Stored data entries
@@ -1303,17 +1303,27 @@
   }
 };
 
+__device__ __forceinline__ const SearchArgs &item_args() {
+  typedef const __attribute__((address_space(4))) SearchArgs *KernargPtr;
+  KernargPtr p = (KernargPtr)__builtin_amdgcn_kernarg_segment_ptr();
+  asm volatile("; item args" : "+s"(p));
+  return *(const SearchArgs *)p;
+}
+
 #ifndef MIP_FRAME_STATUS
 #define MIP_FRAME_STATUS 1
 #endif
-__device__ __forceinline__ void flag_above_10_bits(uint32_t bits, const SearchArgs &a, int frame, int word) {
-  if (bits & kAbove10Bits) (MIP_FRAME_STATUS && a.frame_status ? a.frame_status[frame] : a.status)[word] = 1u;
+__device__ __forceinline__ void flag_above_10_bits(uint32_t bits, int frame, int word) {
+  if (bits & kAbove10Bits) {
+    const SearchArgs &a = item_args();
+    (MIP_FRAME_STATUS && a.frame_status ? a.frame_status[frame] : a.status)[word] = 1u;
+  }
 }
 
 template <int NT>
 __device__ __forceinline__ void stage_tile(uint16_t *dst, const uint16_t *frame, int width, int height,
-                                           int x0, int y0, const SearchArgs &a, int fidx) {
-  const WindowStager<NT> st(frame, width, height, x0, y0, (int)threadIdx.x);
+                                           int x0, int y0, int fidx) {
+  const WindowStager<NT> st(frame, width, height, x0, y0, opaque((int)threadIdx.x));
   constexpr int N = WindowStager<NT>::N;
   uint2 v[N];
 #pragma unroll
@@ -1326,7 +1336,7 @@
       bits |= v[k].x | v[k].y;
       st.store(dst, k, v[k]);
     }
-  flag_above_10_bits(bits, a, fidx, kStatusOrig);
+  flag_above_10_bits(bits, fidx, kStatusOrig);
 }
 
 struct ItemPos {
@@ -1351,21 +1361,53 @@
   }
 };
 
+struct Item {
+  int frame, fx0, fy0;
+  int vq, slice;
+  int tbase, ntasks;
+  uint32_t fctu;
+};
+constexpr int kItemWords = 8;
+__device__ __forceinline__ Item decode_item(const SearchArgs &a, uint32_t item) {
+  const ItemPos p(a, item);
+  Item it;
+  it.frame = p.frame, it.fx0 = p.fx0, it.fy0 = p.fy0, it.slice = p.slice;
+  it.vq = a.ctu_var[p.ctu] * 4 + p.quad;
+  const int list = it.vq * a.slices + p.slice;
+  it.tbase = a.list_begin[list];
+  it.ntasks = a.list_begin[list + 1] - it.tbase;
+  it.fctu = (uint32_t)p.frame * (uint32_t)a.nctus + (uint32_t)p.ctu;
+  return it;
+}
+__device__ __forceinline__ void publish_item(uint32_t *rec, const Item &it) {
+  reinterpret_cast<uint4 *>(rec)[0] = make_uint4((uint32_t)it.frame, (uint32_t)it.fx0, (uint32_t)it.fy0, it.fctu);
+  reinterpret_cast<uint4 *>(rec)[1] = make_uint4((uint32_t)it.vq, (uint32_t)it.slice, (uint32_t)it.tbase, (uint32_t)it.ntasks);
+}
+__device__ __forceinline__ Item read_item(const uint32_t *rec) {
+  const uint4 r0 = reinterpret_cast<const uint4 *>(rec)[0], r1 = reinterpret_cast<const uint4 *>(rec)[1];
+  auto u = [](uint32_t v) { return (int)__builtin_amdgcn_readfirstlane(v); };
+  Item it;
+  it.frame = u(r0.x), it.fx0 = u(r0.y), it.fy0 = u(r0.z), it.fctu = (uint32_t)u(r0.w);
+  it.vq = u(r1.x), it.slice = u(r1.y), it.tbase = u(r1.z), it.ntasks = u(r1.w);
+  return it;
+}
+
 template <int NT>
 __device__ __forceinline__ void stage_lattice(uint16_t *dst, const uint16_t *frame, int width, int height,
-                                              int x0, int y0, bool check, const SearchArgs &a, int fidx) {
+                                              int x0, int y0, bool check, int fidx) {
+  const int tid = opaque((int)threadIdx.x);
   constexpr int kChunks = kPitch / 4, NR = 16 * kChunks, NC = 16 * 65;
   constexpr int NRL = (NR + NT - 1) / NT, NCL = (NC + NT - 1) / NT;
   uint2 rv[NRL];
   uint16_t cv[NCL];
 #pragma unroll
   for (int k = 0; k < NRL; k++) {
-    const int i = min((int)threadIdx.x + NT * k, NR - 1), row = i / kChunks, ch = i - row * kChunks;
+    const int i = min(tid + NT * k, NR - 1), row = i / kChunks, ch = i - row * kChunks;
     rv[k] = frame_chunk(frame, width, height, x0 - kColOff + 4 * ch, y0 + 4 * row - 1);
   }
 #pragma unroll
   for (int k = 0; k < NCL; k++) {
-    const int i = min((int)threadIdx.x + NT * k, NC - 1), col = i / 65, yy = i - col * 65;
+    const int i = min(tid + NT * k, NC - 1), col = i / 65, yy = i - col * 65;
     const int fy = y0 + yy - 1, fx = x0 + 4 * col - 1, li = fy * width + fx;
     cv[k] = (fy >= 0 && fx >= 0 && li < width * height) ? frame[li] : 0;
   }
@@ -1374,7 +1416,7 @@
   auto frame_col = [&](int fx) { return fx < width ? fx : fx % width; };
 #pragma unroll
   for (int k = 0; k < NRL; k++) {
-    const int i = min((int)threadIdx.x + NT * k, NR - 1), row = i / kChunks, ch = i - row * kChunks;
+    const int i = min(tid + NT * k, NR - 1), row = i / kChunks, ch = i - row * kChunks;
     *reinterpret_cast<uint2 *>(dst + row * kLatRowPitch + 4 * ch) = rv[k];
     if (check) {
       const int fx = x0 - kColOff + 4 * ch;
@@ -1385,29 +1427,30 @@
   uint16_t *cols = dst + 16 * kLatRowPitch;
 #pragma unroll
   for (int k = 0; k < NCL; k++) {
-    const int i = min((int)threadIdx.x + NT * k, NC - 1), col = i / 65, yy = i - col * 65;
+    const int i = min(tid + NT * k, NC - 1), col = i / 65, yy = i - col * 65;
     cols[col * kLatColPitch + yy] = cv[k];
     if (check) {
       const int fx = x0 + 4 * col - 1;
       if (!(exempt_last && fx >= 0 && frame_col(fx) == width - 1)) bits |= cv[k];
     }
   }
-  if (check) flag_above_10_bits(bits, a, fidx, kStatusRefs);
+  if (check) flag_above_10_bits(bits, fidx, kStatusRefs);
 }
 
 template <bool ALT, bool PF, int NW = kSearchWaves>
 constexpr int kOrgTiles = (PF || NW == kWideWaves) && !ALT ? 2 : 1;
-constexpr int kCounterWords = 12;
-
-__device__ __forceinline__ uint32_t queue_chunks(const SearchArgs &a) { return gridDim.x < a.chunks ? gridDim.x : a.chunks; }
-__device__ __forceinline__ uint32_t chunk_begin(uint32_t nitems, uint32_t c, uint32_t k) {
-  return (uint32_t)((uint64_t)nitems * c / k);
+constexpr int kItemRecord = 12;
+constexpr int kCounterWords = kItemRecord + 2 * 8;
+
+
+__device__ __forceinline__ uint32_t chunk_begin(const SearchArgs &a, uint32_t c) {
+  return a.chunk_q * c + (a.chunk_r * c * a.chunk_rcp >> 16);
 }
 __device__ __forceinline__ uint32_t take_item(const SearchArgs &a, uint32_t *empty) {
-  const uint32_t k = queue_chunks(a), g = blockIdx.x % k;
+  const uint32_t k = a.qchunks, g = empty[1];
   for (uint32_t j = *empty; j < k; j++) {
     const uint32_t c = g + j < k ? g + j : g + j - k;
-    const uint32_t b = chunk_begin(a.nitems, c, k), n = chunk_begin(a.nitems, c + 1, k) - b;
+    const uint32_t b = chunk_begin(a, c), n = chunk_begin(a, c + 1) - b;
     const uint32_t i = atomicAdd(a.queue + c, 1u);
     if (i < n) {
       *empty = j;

**DESCRIPTION OF THE TASK:**
Return each line from the entries above that includes "opaque".

**ANSWER SPACE:**
+  const WindowStager<NT> st(frame, width, height, x0, y0, opaque((int)threadIdx.x));
+  const int tid = opaque((int)threadIdx.x);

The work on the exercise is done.